*** DATA PROVIDED ***

int clrrt_set_option(clrrt_ctx* c, const char* key, int64_t value) {
  if (!c || !key) return CLRRT_EINVAL;
  const std::string k(key);
  if (k == "roll_persistent") c->roll_persistent = value != 0;
  else if (k == "nn_walk_min" && value >= 0) c->nnw_min_nodes = value;
  else if (k == "nn_walk_stateless") c->nnw_stateless = value != 0;
  else if (k == "nn_walk_budget_tiles" && value >= 0 && value < INT_MAX) {
    c->nnw_bud_tiles = (int)value;
    c->nnw_bud_tiles_set = true;
  }
  else if (k == "nn_walk_budget_keys" && value >= 0 && value < INT_MAX) c->nnw_bud_ex = (int)value;
  else if (k == "nn_walk_half_max" && value >= 0 && value < INT_MAX) c->nnw_half_max = (int)value;
  else if (k == "nn_walk_hscale" && value >= 1 && value <= 10000) {
    c->nnw_hscale = (int)value;
    c->nnw_built.n = -1;
    c->nnw.sorted_n = c->nnw_alt.sorted_n = c->nnw3.sorted_n = -1;
  }
  else if (k == "nn_walk_lpt") c->nnw_lpt = value != 0;
  else if (k == "nn_root_seed" || (k == "nn_root_k" && value >= 1 && value <= 64) ||
           (k == "nn_root_scan" && value >= 1 && value <= 32768)) {
    if (k == "nn_root_seed") c->nnw_root_seed = value != 0;
    else if (k == "nn_root_k") c->nnw_root_k = (int)value;
    else c->nnw_root_scan = (int)value;
    c->nnw_built.n = -1;
  }
  else if (k == "nn_walk_index" && value >= 0 && value <= 5) {
    c->nnw_index = (int)value;
    c->nnw_built.n = -1;
    c->nnw.sorted_n = c->nnw_alt.sorted_n = c->nnw3.sorted_n = -1;
  }
  else if (k == "nn_walk_lds_floor" && value >= 0 && value <= 65536) c->nnw_lds_floor = (int)value;
  else if (k == "nn_walk_waves" && value >= -1 && value <= 1 << 20) c->nnw_waves = (int)value;
  else if (k == "nn_walk_chunks" && value >= 1 && value <= kWalkMaxChunks) c->nnw_chunks = (int)value;
  else if (k == "nn_walk_max_over" && value >= 1 && value <= kWalkMaxOver) {
    c->nnw_max_over = (int)value;
    c->nnw_max_over_set = true;
  }
  else if (k == "nn_walk_double") c->nnw_double = value != 0;
  else if (k == "nn_lag" && (value == 0 || value == 1 || value == 2)) c->nn_lag = (int)value;
  else if (k == "nn_delta_walk") c->nn_delta_walk = value != 0 ? 1 : 0;
  else if (k == "nn_delta_verify") c->nn_delta_verify = value != 0 ? 1 : 0;
  else if (k == "nn_delta_early") c->nn_delta_early = value != 0 ? 1 : 0;
  else if (k == "nn_lane_order") c->nn_lane_order = value != 0 ? 1 : 0;
  else if (k == "nn_debug" && value >= 0) c->nn_debug = (int)value;
  else if (k == "fail_at_round" && value >= 0 && value < INT_MAX) c->fail_at_round = (int)value;
  else if (k == "fail_after_exchange" && value >= 0 && value < INT_MAX) c->fail_after_exchange = (int)value;
  else if (k == "shard_hook_world1") c->sh.hook_world1 = value != 0;
  else if (k == "roll_blocks" && value >= 0 && value < (1 << 20)) c->roll_blocks = (int)value;
  else if (k == "nn_pipeline") c->nn_pipeline = value != 0;
  else if (k == "roll_priority") c->roll_priority = value != 0;
  else if (k == "roll_order_verify") c->roll_order_verify = value != 0;
// ... 140 lines not shown
                    : (int)std::max<int64_t>(c->nnw_bud_tiles, c->n_nodes >> 11);
  w.bud_ex = c->nnw_bud_ex > 0 ? (int)std::max<int64_t>(c->nnw_bud_ex, c->n_nodes >> 9) : 0;
  w.max_over = c->nnw_max_over_set || c->n_nodes < (6 << 20) ? c->nnw_max_over : kWalkMaxOver;
  w.nch = c->nnw_chunks;
  w.half_max = c->nnw_half_max;
  w.index_kind = c->nnw_index;
  w.hscale_pct = c->nnw_hscale;
  w.lpt = c->nnw_lpt;
  w.root_seed = c->nnw_root_seed;
  w.root_k = c->nnw_root_k;
  w.root_scan = c->nnw_root_scan;
  w.lds_floor = c->nnw_lds_floor;
  w.waves = c->nnw_waves < 0 ? 9 * c->n_cu : c->nnw_waves;
  w.waves_min_batch = c->nnw_waves < 0 ? 4 * w.waves : 0;
  return alloc_walk(c, w);
}
static int ensure_walk(clrrt_ctx* c) { return ensure_walk_set(c, c->nnw); }

struct NnSetup {
  NnFrame fr;
  double x0, y0, x1, y1;
  bool region_ok;
};
static NnSetup nn_setup(clrrt_ctx* c) {
  NnSetup su;
  double& x0 = su.x0; double& y0 = su.y0; double& x1 = su.x1; double& y1 = su.y1;
  sample_region(c->params, x0, y0, x1, y1);
  if (c->bbox[0] <= c->bbox[2]) {
    x0 = std::min(x0, c->bbox[0] - 1.0); y0 = std::min(y0, c->bbox[1] - 1.0);
    x1 = std::max(x1, c->bbox[2] + 1.0); y1 = std::max(y1, c->bbox[3] + 1.0);
  }
  NnFrame fr;
  fr.debug = c->nn_debug;
  fr.ox = 0.5 * (x0 + x1);
  fr.oy = 0.5 * (y0 + y1);
  {
    const double E = std::max(x1 - x0, y1 - y0) + 1.0;
    const double d = 16.0 * std::ldexp(E, -24) + 1e-5;
    fr.delta = std::isfinite(d) ? (float)d : HUGE_VALF;
  }
  su.fr = fr;
  const double W = x1 - x0, H = y1 - y0;
  su.region_ok = std::isfinite(W * H) && W * H > 0;
  return su;
}

static bool walk_serves(clrrt_ctx* c, const NnSetup& su) {
  return c->n_nodes >= c->nnw_min_nodes && su.region_ok;
}

static void pf_discard(clrrt_ctx* c) {
  if (c->pf_state != 0 && c->side) hipStreamSynchronize(c->side);
  c->pf_state = 0;
  c->pf_next.clear();
}
static void pf_reset(clrrt_ctx* c) {
  pf_discard(c);
  c->nnr_built.n = -1;
  c->nnw_built.n = -1;
  c->nnw.sorted_n = -1;
  c->nnw_alt.sorted_n = -1;
  c->nnw3.sorted_n = -1;
}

*** End of DATA PROVIDED ***

DESCRIPTION OF THE TASK. Reproduce all of the material above without alteration.

ANSWER SPACE.
int clrrt_set_option(clrrt_ctx* c, const char* key, int64_t value) {
  if (!c || !key) return CLRRT_EINVAL;
  const std::string k(key);
  if (k == "roll_persistent") c->roll_persistent = value != 0;
  else if (k == "nn_walk_min" && value >= 0) c->nnw_min_nodes = value;
  else if (k == "nn_walk_stateless") c->nnw_stateless = value != 0;
  else if (k == "nn_walk_budget_tiles" && value >= 0 && value < INT_MAX) {
    c->nnw_bud_tiles = (int)value;
    c->nnw_bud_tiles_set = true;
  }
  else if (k == "nn_walk_budget_keys" && value >= 0 && value < INT_MAX) c->nnw_bud_ex = (int)value;
  else if (k == "nn_walk_half_max" && value >= 0 && value < INT_MAX) c->nnw_half_max = (int)value;
  else if (k == "nn_walk_hscale" && value >= 1 && value <= 10000) {
    c->nnw_hscale = (int)value;
    c->nnw_built.n = -1;
    c->nnw.sorted_n = c->nnw_alt.sorted_n = c->nnw3.sorted_n = -1;
  }
  else if (k == "nn_walk_lpt") c->nnw_lpt = value != 0;
  else if (k == "nn_root_seed" || (k == "nn_root_k" && value >= 1 && value <= 64) ||
           (k == "nn_root_scan" && value >= 1 && value <= 32768)) {
    if (k == "nn_root_seed") c->nnw_root_seed = value != 0;
    else if (k == "nn_root_k") c->nnw_root_k = (int)value;
    else c->nnw_root_scan = (int)value;
    c->nnw_built.n = -1;
  }
  else if (k == "nn_walk_index" && value >= 0 && value <= 5) {
    c->nnw_index = (int)value;
    c->nnw_built.n = -1;
    c->nnw.sorted_n = c->nnw_alt.sorted_n = c->nnw3.sorted_n = -1;
  }
  else if (k == "nn_walk_lds_floor" && value >= 0 && value <= 65536) c->nnw_lds_floor = (int)value;
  else if (k == "nn_walk_waves" && value >= -1 && value <= 1 << 20) c->nnw_waves = (int)value;
  else if (k == "nn_walk_chunks" && value >= 1 && value <= kWalkMaxChunks) c->nnw_chunks = (int)value;
  else if (k == "nn_walk_max_over" && value >= 1 && value <= kWalkMaxOver) {
    c->nnw_max_over = (int)value;
    c->nnw_max_over_set = true;
  }
  else if (k == "nn_walk_double") c->nnw_double = value != 0;
  else if (k == "nn_lag" && (value == 0 || value == 1 || value == 2)) c->nn_lag = (int)value;
  else if (k == "nn_delta_walk") c->nn_delta_walk = value != 0 ? 1 : 0;
  else if (k == "nn_delta_verify") c->nn_delta_verify = value != 0 ? 1 : 0;
  else if (k == "nn_delta_early") c->nn_delta_early = value != 0 ? 1 : 0;
  else if (k == "nn_lane_order") c->nn_lane_order = value != 0 ? 1 : 0;
  else if (k == "nn_debug" && value >= 0) c->nn_debug = (int)value;
  else if (k == "fail_at_round" && value >= 0 && value < INT_MAX) c->fail_at_round = (int)value;
  else if (k == "fail_after_exchange" && value >= 0 && value < INT_MAX) c->fail_after_exchange = (int)value;
  else if (k == "shard_hook_world1") c->sh.hook_world1 = value != 0;
  else if (k == "roll_blocks" && value >= 0 && value < (1 << 20)) c->roll_blocks = (int)value;
  else if (k == "nn_pipeline") c->nn_pipeline = value != 0;
  else if (k == "roll_priority") c->roll_priority = value != 0;
  else if (k == "roll_order_verify") c->roll_order_verify = value != 0;
// ... 140 lines not shown
                    : (int)std::max<int64_t>(c->nnw_bud_tiles, c->n_nodes >> 11);
  w.bud_ex = c->nnw_bud_ex > 0 ? (int)std::max<int64_t>(c->nnw_bud_ex, c->n_nodes >> 9) : 0;
  w.max_over = c->nnw_max_over_set || c->n_nodes < (6 << 20) ? c->nnw_max_over : kWalkMaxOver;
  w.nch = c->nnw_chunks;
  w.half_max = c->nnw_half_max;
  w.index_kind = c->nnw_index;
  w.hscale_pct = c->nnw_hscale;
  w.lpt = c->nnw_lpt;
  w.root_seed = c->nnw_root_seed;
  w.root_k = c->nnw_root_k;
  w.root_scan = c->nnw_root_scan;
  w.lds_floor = c->nnw_lds_floor;
  w.waves = c->nnw_waves < 0 ? 9 * c->n_cu : c->nnw_waves;
  w.waves_min_batch = c->nnw_waves < 0 ? 4 * w.waves : 0;
  return alloc_walk(c, w);
}
static int ensure_walk(clrrt_ctx* c) { return ensure_walk_set(c, c->nnw); }

struct NnSetup {
  NnFrame fr;
  double x0, y0, x1, y1;
  bool region_ok;
};
static NnSetup nn_setup(clrrt_ctx* c) {
  NnSetup su;
  double& x0 = su.x0; double& y0 = su.y0; double& x1 = su.x1; double& y1 = su.y1;
  sample_region(c->params, x0, y0, x1, y1);
  if (c->bbox[0] <= c->bbox[2]) {
    x0 = std::min(x0, c->bbox[0] - 1.0); y0 = std::min(y0, c->bbox[1] - 1.0);
    x1 = std::max(x1, c->bbox[2] + 1.0); y1 = std::max(y1, c->bbox[3] + 1.0);
  }
  NnFrame fr;
  fr.debug = c->nn_debug;
  fr.ox = 0.5 * (x0 + x1);
  fr.oy = 0.5 * (y0 + y1);
  {
    const double E = std::max(x1 - x0, y1 - y0) + 1.0;
    const double d = 16.0 * std::ldexp(E, -24) + 1e-5;
    fr.delta = std::isfinite(d) ? (float)d : HUGE_VALF;
  }
  su.fr = fr;
  const double W = x1 - x0, H = y1 - y0;
  su.region_ok = std::isfinite(W * H) && W * H > 0;
  return su;
}

static bool walk_serves(clrrt_ctx* c, const NnSetup& su) {
  return c->n_nodes >= c->nnw_min_nodes && su.region_ok;
}

static void pf_discard(clrrt_ctx* c) {
  if (c->pf_state != 0 && c->side) hipStreamSynchronize(c->side);
  c->pf_state = 0;
  c->pf_next.clear();
}
static void pf_reset(clrrt_ctx* c) {
  pf_discard(c);
  c->nnr_built.n = -1;
  c->nnw_built.n = -1;
  c->nnw.sorted_n = -1;
  c->nnw_alt.sorted_n = -1;
  c->nnw3.sorted_n = -1;
}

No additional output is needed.